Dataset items
== Segment start ==

# kevlar-dev/kevlar

Measured on AMD Instinct MI355X. Metric: reads/sec through count+novel (3 samples, k=31), higher is better.
Workload: dtype u64 hash / u8 counters

## Files before the change

### kevlar_amd/csrc/kv_binned.hip

```cpp
#include <algorithm>
#include <cmath>
#include <map>
#include <type_traits>

#include "kv_binned.h"
#include "kv_device.h"
#include "kv_kmer2bit_device.h"

namespace {

#define BIN_RING_MIN 64
#define BIN_RING_MAX 4096
#define BIN_B_THREADS 512
#define BIN_B_ITEMS 8
#define BIN_B_BUDGET 16384
#define BIN_C_THREADS 1024
#define BIN_MAX_SEG 512

template <typename ItemT>
struct Rings {
    ItemT *ring;
    uint32_t *cnt, *base;
    uint32_t R;
    uint32_t skew;
// ... 263 lines not shown
        __syncthreads();
        const uint64_t i0 = next_chunk * chunk;
        if (i0 >= n) break;
        uint64_t idx = i0 + threadIdx.x;
        uint64_t h_next = idx < n ? list[idx * stride] : 0, c_next = (W && idx < n) ? list[idx * stride + 1] : 1;
        for (int round = 0; round < BIN_LIST_ROUNDS; ++round) {
            const uint64_t h = h_next, count = c_next;
            const bool live = idx < n;
            idx += THREADS;
            if (round + 1 < BIN_LIST_ROUNDS && idx < n) {
                h_next = list[idx * stride];
                if (W) c_next = list[idx * stride + 1];
            }
            if (!live) continue;
            n_added += count;
            uint32_t left = W ? (uint32_t)min(count, (uint64_t)255) : 1u;
            while (left) {
                const uint32_t wgt = W ? min(left, BIN_W_MAX) : 1u;
                left -= wgt;
                uint32_t sidx[BIN_MAX_T], item[BIN_MAX_T], pos[BIN_MAX_T];
                uint64_t bins[BIN_MAX_T];
#pragma unroll
                for (int t = 0; t < BIN_MAX_T; ++t) {
                    if (t >= g.T) break;
                    const uint64_t bin = fastmod(h, sk->size[t], sk->magic[t]);
                    const uint32_t slice = (uint32_t)(bin >> g.sbits);
                    const uint32_t c = g.F == 1 ? slice : __umulhi(slice, g.recipF);
                    bins[t] = bin;
                    item[t] = ((slice - c * (uint32_t)g.F) << g.sbits) | ((uint32_t)bin & ((1u << g.sbits) - 1u)) | (W ? (wgt - 1u) << BIN_W_SHIFT : 0u);
                    sidx[t] = (uint32_t)t * (uint32_t)g.C + c;
                }
#pragma unroll
                for (int t = 0; t < BIN_MAX_T; ++t)
                    if (t < g.T) pos[t] = atomicAdd(&cur[sidx[t]], 1u);
#pragma unroll
                for (int t = 0; t < BIN_MAX_T; ++t) {
                    if (t >= g.T) break;
                    if (pos[t] < g.cap1) g.gbuf1[((uint64_t)sidx[t] * g.nwgA + blockIdx.x) * g.cap1 + pos[t]] = item[t];
                    else spill_item(g, t, bins[t], wgt);
                }
            }
        }
    }
    __syncthreads();
    for (uint32_t s = threadIdx.x; s < ns; s += THREADS)
        g.gcnt1[(uint64_t)s * g.nwgA + blockIdx.x] = (uint32_t)min((uint64_t)cur[s], g.cap1);
    if (W) {
        n_added = wave_sum_u64(n_added);
        if ((threadIdx.x & 63) == 0 && n_added) atomicAdd(&g.ctr[2], (unsigned long long)n_added);
    }
}

template <bool W>
__global__ __launch_bounds__(BIN_B_THREADS) void k_bin_split(BinGeom g)
{
    typedef typename std::conditional<W, uint32_t, uint16_t>::type Out;
    extern __shared__ __attribute__((aligned(16))) unsigned char smem[];
    const uint32_t s = blockIdx.y;
    const uint32_t t = s / (uint32_t)g.C, c = s % (uint32_t)g.C;
    const uint32_t F = (uint32_t)g.F;
    Rings<Out> rs;
    rs.R = g.ringB;
    rs.skew = 8;
    rs.ring = (Out *)smem;
    rs.cnt = (uint32_t *)(smem + (((size_t)F * rs.R * sizeof(Out) + 15) & ~(size_t)15));
    rs.base = rs.cnt + F;
    for (uint32_t i = threadIdx.x; i < F; i += BIN_B_THREADS) { rs.cnt[i] = 0; rs.base[i] = 0; }
    __syncthreads();
    uint32_t written = 0;
    uint64_t seg_base = 0;
    {
        const uint32_t nwaves = BIN_B_THREADS >> 6, per_wave = (F + nwaves - 1) / nwaves;
        const uint32_t mine = (threadIdx.x >> 6) * per_wave + (threadIdx.x & 63);
        if ((threadIdx.x & 63) < per_wave && mine < F) seg_base = (((uint64_t)s * F + mine) * g.nwgB + blockIdx.x) * g.cap2;
    }
    Out *gbuf2 = (Out *)g.gbuf2;
    constexpr uint32_t SB = BIN_SLICE_BITS, OFFMASK = (1u << SB) - 1u;
    auto slice_of = [](uint32_t item) { return W ? (item >> SB) & ((1u << (BIN_W_SHIFT - SB)) - 1u) : item >> SB; };
    auto fine_of = [](uint32_t item) { return W ? (Out)((item & OFFMASK) | (((item >> BIN_W_SHIFT) + 1u) << 16)) : (Out)(item & OFFMASK); };
    auto spill_coarse = [&](uint32_t item) {
        spill_item(g, (int)t, (((uint64_t)c * F + slice_of(item)) << SB) | (item & OFFMASK), W ? (item >> BIN_W_SHIFT) + 1u : 1u);
    };
    auto store = [&](uint64_t idx, Out off) { gbuf2[idx] = off; };
    auto overflow = [&](uint32_t fi, Out off) {
        spill_item(g, (int)t, (((uint64_t)c * F + fi) << SB) | ((uint32_t)off & OFFMASK), W ? (uint32_t)off >> 16 : 1u);
    };
    constexpr int ITEMS = W ? 4 : BIN_B_ITEMS;
    const uint64_t step = (uint64_t)BIN_B_THREADS * ITEMS;
    for (uint32_t seg = blockIdx.x; seg < g.nwgA; seg += g.nwgB) {
        uint64_t end = g.gcnt1[(uint64_t)s * g.nwgA + seg];
        if (end > g.cap1) end = g.cap1;
        const uint32_t *src = g.gbuf1 + ((uint64_t)s * g.nwgA + seg) * g.cap1;
        uint4 va = make_uint4(0, 0, 0, 0), vb = va;
        auto fetch = [&](uint64_t r0, uint4 &a, uint4 &b) {
            const uint64_t i0 = r0 + (uint64_t)threadIdx.x * ITEMS;
            if (i0 + ITEMS <= end) { a = *(const uint4 *)(src + i0); if (ITEMS == 8) b = *(const uint4 *)(src + i0 + 4); }
        };
        fetch(0, va, vb);
        for (uint64_t r0 = 0; r0 < end; r0 += step) {
            const uint64_t i0 = r0 + (uint64_t)threadIdx.x * ITEMS;
            uint32_t items[ITEMS];
            int have = 0;
            if (i0 + ITEMS <= end) {
                items[0] = va.x; items[1] = va.y; items[2] = va.z; items[3] = va.w;
                if (ITEMS == 8) { items[ITEMS - 4] = vb.x; items[ITEMS - 3] = vb.y; items[ITEMS - 2] = vb.z; items[ITEMS - 1] = vb.w; }
                have = ITEMS;
            } else {
                for (uint64_t i = i0; i < end; ++i) items[have++] = src[i];
            }
            if (r0 + step < end) fetch(r0 + step, va, vb);
            if (have == ITEMS) {
                uint32_t pos[ITEMS], rbase[ITEMS];
#pragma unroll
                for (int j = 0; j < ITEMS; ++j) pos[j] = atomicAdd(&rs.cnt[slice_of(items[j])], 1u);
#pragma unroll
                for (int j = 0; j < ITEMS; ++j) rbase[j] = rs.base[slice_of(items[j])];
                uint32_t full = 0;
#pragma unroll
                for (int j = 0; j < ITEMS; ++j) {
                    const uint32_t fi = slice_of(items[j]);
                    if (pos[j] - rbase[j] < rs.R) rs.ring[fi * rs.R + ((pos[j] + rs.skew * fi) & (rs.R - 1))] = fine_of(items[j]);
                    else full |= 1u << j;
                }
                if (full) {
#pragma unroll
                    for (int j = 0; j < ITEMS; ++j)
                        if (full & (1u << j)) spill_coarse(items[j]);
                }
            } else {
                for (int j = 0; j < have; ++j)
                    if (!ring_append(rs, slice_of(items[j]), fine_of(items[j]))) spill_coarse(items[j]);
            }
            __syncthreads();
            rings_flush_lanes(rs, F, written, seg_base, (uint32_t)g.cap2, gbuf2, overflow);
            __syncthreads();
        }
    }
    rings_flush(rs, F, true, written, seg_base, (uint32_t)g.cap2, store, overflow, 64u / (uint32_t)sizeof(Out));
    rings_store_counts(F, written, (uint32_t)g.cap2, g.gcnt2 + (uint64_t)s * F * g.nwgB, g.nwgB, blockIdx.x);
}

__device__ __forceinline__ bool lds_inc(uint32_t *lds, uint32_t off, int storage)
{
    if (storage == ST_BIT) {
        const uint32_t bit = 1u << (off & 31);
        return (atomicOr(&lds[off >> 5], bit) & bit) == 0;
    }
    uint32_t *w;
    uint32_t shift, maxv;
    if (storage == ST_BYTE) {
        w = &lds[off >> 2]; shift = (off & 3) * 8u; maxv = 255u;
    } else {
        const uint32_t byte = off >> 1;
        w = &lds[byte >> 2]; shift = (byte & 3) * 8u + ((off & 1) ? 0u : 4u); maxv = 15u;
    }
    uint32_t old = *w;
    for (;;) {
        const uint32_t cur = (old >> shift) & maxv;
        if (cur == maxv) return false;
        const uint32_t prev = atomicCAS(w, old, old + (1u << shift));
        if (prev == old) return cur == 0;
        old = prev;
    }
}
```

== Segment end ==

Locate the lines above that contain "rbase" and copy them.

• [Solution for this task]
                uint32_t pos[ITEMS], rbase[ITEMS];
                for (int j = 0; j < ITEMS; ++j) rbase[j] = rs.base[slice_of(items[j])];
                    if (pos[j] - rbase[j] < rs.R) rs.ring[fi * rs.R + ((pos[j] + rs.skew * fi) & (rs.R - 1))] = fine_of(items[j]);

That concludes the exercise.